+template <int BN, int ACT>
+__global__ void __launch_bounds__(kThreads, 1) conv_pw_kernel(const __grid_constant__ ConvPwParams p) {
+  using Stg = StgCfg<BN, 2 * kTileH>;
+  static_assert(Stg::kBoxN == 64 && Stg::kBytes == kRows * BN * 2, "conv_pw_kernel: staging boxes");
+  extern __shared__ __align__(1024) uint8_t smem_pw[];
+  const uint32_t raw = smem_u32(smem_pw);
+  const uint32_t base = (raw + 1023u) & ~1023u;
+  uint8_t* const gen = smem_pw + (base - raw);
+  const int kb = p.kb, nkb = p.n_kblocks, S = p.stages;
+  const uint32_t row_bytes = uint32_t(kb) * 2;
+  const uint32_t w_box = BN * row_bytes, a_stage = kRows * row_bytes;
+  const uint32_t w_base = base;
+  const uint32_t a_base = w_base + uint32_t(nkb) * w_box;
+  const uint32_t stg_base = a_base + uint32_t(2 * S) * a_stage;
+  const uint32_t bar = stg_base + 2 * Stg::kBytes;
+  const uint32_t full_bar = bar, empty_bar = bar + 16 * S, w_bar = bar + 32 * S;
+  float* const bias_s = reinterpret_cast<float*>(gen + (bar - base) + kBarBytes);
+
+  const int warp = threadIdx.x >> 5, lane = threadIdx.x & 31;
+  const int nblk = blockIdx.x % p.n_nblk, member = blockIdx.x / p.n_nblk;
+
+  if (threadIdx.x == 0) {
+    for (int s = 0; s < p.n_src; ++s) prefetch_tensormap(&p.a_map[s]);
+    prefetch_tensormap(&p.b_map);
+    prefetch_tensormap(&p.d_map);
+    for (int s = 0; s < 2 * S; ++s) {
+      mbar_init(full_bar + 8 * s, 1);
+      mbar_init(empty_bar + 8 * s, 1);
+    }
+    mbar_init(w_bar, 1);
+    fence_barrier_init();
+  }
+  for (int i = threadIdx.x; i < BN; i += kThreads) bias_s[i] = p.bias ? p.bias[nblk * BN + i] : 0.f;
+  __syncthreads();
+
+  auto decode = [&](int t, int& img, int& y0, int& x0) {
+    const int tiles_per_img = p.tiles_x * p.tiles_y;
+    img = t / tiles_per_img;
+    const int r = t - img * tiles_per_img;
+    const int ty = r / p.tiles_x;
+    y0 = ty * kTileH;
+    x0 = (r - ty * p.tiles_x) * kTileW;
+  };
+
+  if (warp < 4) {
+    setmaxnreg_dec<40>();
+    if (warp < 2 && elect_one()) {
+      if (warp == 0) {
+        mbar_arrive_expect_tx(w_bar, uint32_t(nkb) * w_box);
+        for (int k = 0; k < nkb; ++k) tma_load_2d(w_base + k * w_box, &p.b_map, w_bar, k * kb, nblk * BN);
+      }
+      const uint32_t ring = a_base + uint32_t(warp * S) * a_stage;
+      const uint32_t full = full_bar + 8 * warp * S, empty = empty_bar + 8 * warp * S;
+      int it = 0;
+      for (int t = member + warp * p.members; t < p.spatial; t += 2 * p.members) {
+        int img, y0, x0;
+        decode(t, img, y0, x0);
+        for (int s = 0; s < p.n_src; ++s)
+          for (int cb = 0; cb < p.src_kblocks[s]; ++cb, ++it) {
+            const int stage = it % S;
+            mbar_wait_relaxed(empty + 8 * stage, ((it / S) & 1) ^ 1);
+            mbar_arrive_expect_tx(full + 8 * stage, a_stage);
+            tma_load_4d(ring + stage * a_stage, &p.a_map[s], full + 8 * stage, cb * kb, x0, y0, img);
+          }
+      }
+    }
+    return;
+  }
+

_Task brief:_
Every record above is to be written out exactly.

_Your solution:_
+template <int BN, int ACT>
+__global__ void __launch_bounds__(kThreads, 1) conv_pw_kernel(const __grid_constant__ ConvPwParams p) {
+  using Stg = StgCfg<BN, 2 * kTileH>;
+  static_assert(Stg::kBoxN == 64 && Stg::kBytes == kRows * BN * 2, "conv_pw_kernel: staging boxes");
+  extern __shared__ __align__(1024) uint8_t smem_pw[];
+  const uint32_t raw = smem_u32(smem_pw);
+  const uint32_t base = (raw + 1023u) & ~1023u;
+  uint8_t* const gen = smem_pw + (base - raw);
+  const int kb = p.kb, nkb = p.n_kblocks, S = p.stages;
+  const uint32_t row_bytes = uint32_t(kb) * 2;
+  const uint32_t w_box = BN * row_bytes, a_stage = kRows * row_bytes;
+  const uint32_t w_base = base;
+  const uint32_t a_base = w_base + uint32_t(nkb) * w_box;
+  const uint32_t stg_base = a_base + uint32_t(2 * S) * a_stage;
+  const uint32_t bar = stg_base + 2 * Stg::kBytes;
+  const uint32_t full_bar = bar, empty_bar = bar + 16 * S, w_bar = bar + 32 * S;
+  float* const bias_s = reinterpret_cast<float*>(gen + (bar - base) + kBarBytes);
+
+  const int warp = threadIdx.x >> 5, lane = threadIdx.x & 31;
+  const int nblk = blockIdx.x % p.n_nblk, member = blockIdx.x / p.n_nblk;
+
+  if (threadIdx.x == 0) {
+    for (int s = 0; s < p.n_src; ++s) prefetch_tensormap(&p.a_map[s]);
+    prefetch_tensormap(&p.b_map);
+    prefetch_tensormap(&p.d_map);
+    for (int s = 0; s < 2 * S; ++s) {
+      mbar_init(full_bar + 8 * s, 1);
+      mbar_init(empty_bar + 8 * s, 1);
+    }
+    mbar_init(w_bar, 1);
+    fence_barrier_init();
+  }
+  for (int i = threadIdx.x; i < BN; i += kThreads) bias_s[i] = p.bias ? p.bias[nblk * BN + i] : 0.f;
+  __syncthreads();
+
+  auto decode = [&](int t, int& img, int& y0, int& x0) {
+    const int tiles_per_img = p.tiles_x * p.tiles_y;
+    img = t / tiles_per_img;
+    const int r = t - img * tiles_per_img;
+    const int ty = r / p.tiles_x;
+    y0 = ty * kTileH;
+    x0 = (r - ty * p.tiles_x) * kTileW;
+  };
+
+  if (warp < 4) {
+    setmaxnreg_dec<40>();
+    if (warp < 2 && elect_one()) {
+      if (warp == 0) {
+        mbar_arrive_expect_tx(w_bar, uint32_t(nkb) * w_box);
+        for (int k = 0; k < nkb; ++k) tma_load_2d(w_base + k * w_box, &p.b_map, w_bar, k * kb, nblk * BN);
+      }
+      const uint32_t ring = a_base + uint32_t(warp * S) * a_stage;
+      const uint32_t full = full_bar + 8 * warp * S, empty = empty_bar + 8 * warp * S;
+      int it = 0;
+      for (int t = member + warp * p.members; t < p.spatial; t += 2 * p.members) {
+        int img, y0, x0;
+        decode(t, img, y0, x0);
+        for (int s = 0; s < p.n_src; ++s)
+          for (int cb = 0; cb < p.src_kblocks[s]; ++cb, ++it) {
+            const int stage = it % S;
+            mbar_wait_relaxed(empty + 8 * stage, ((it / S) & 1) ^ 1);
+            mbar_arrive_expect_tx(full + 8 * stage, a_stage);
+            tma_load_4d(ring + stage * a_stage, &p.a_map[s], full + 8 * stage, cb * kb, x0, y0, img);
+          }
+      }
+    }
+    return;
+  }
+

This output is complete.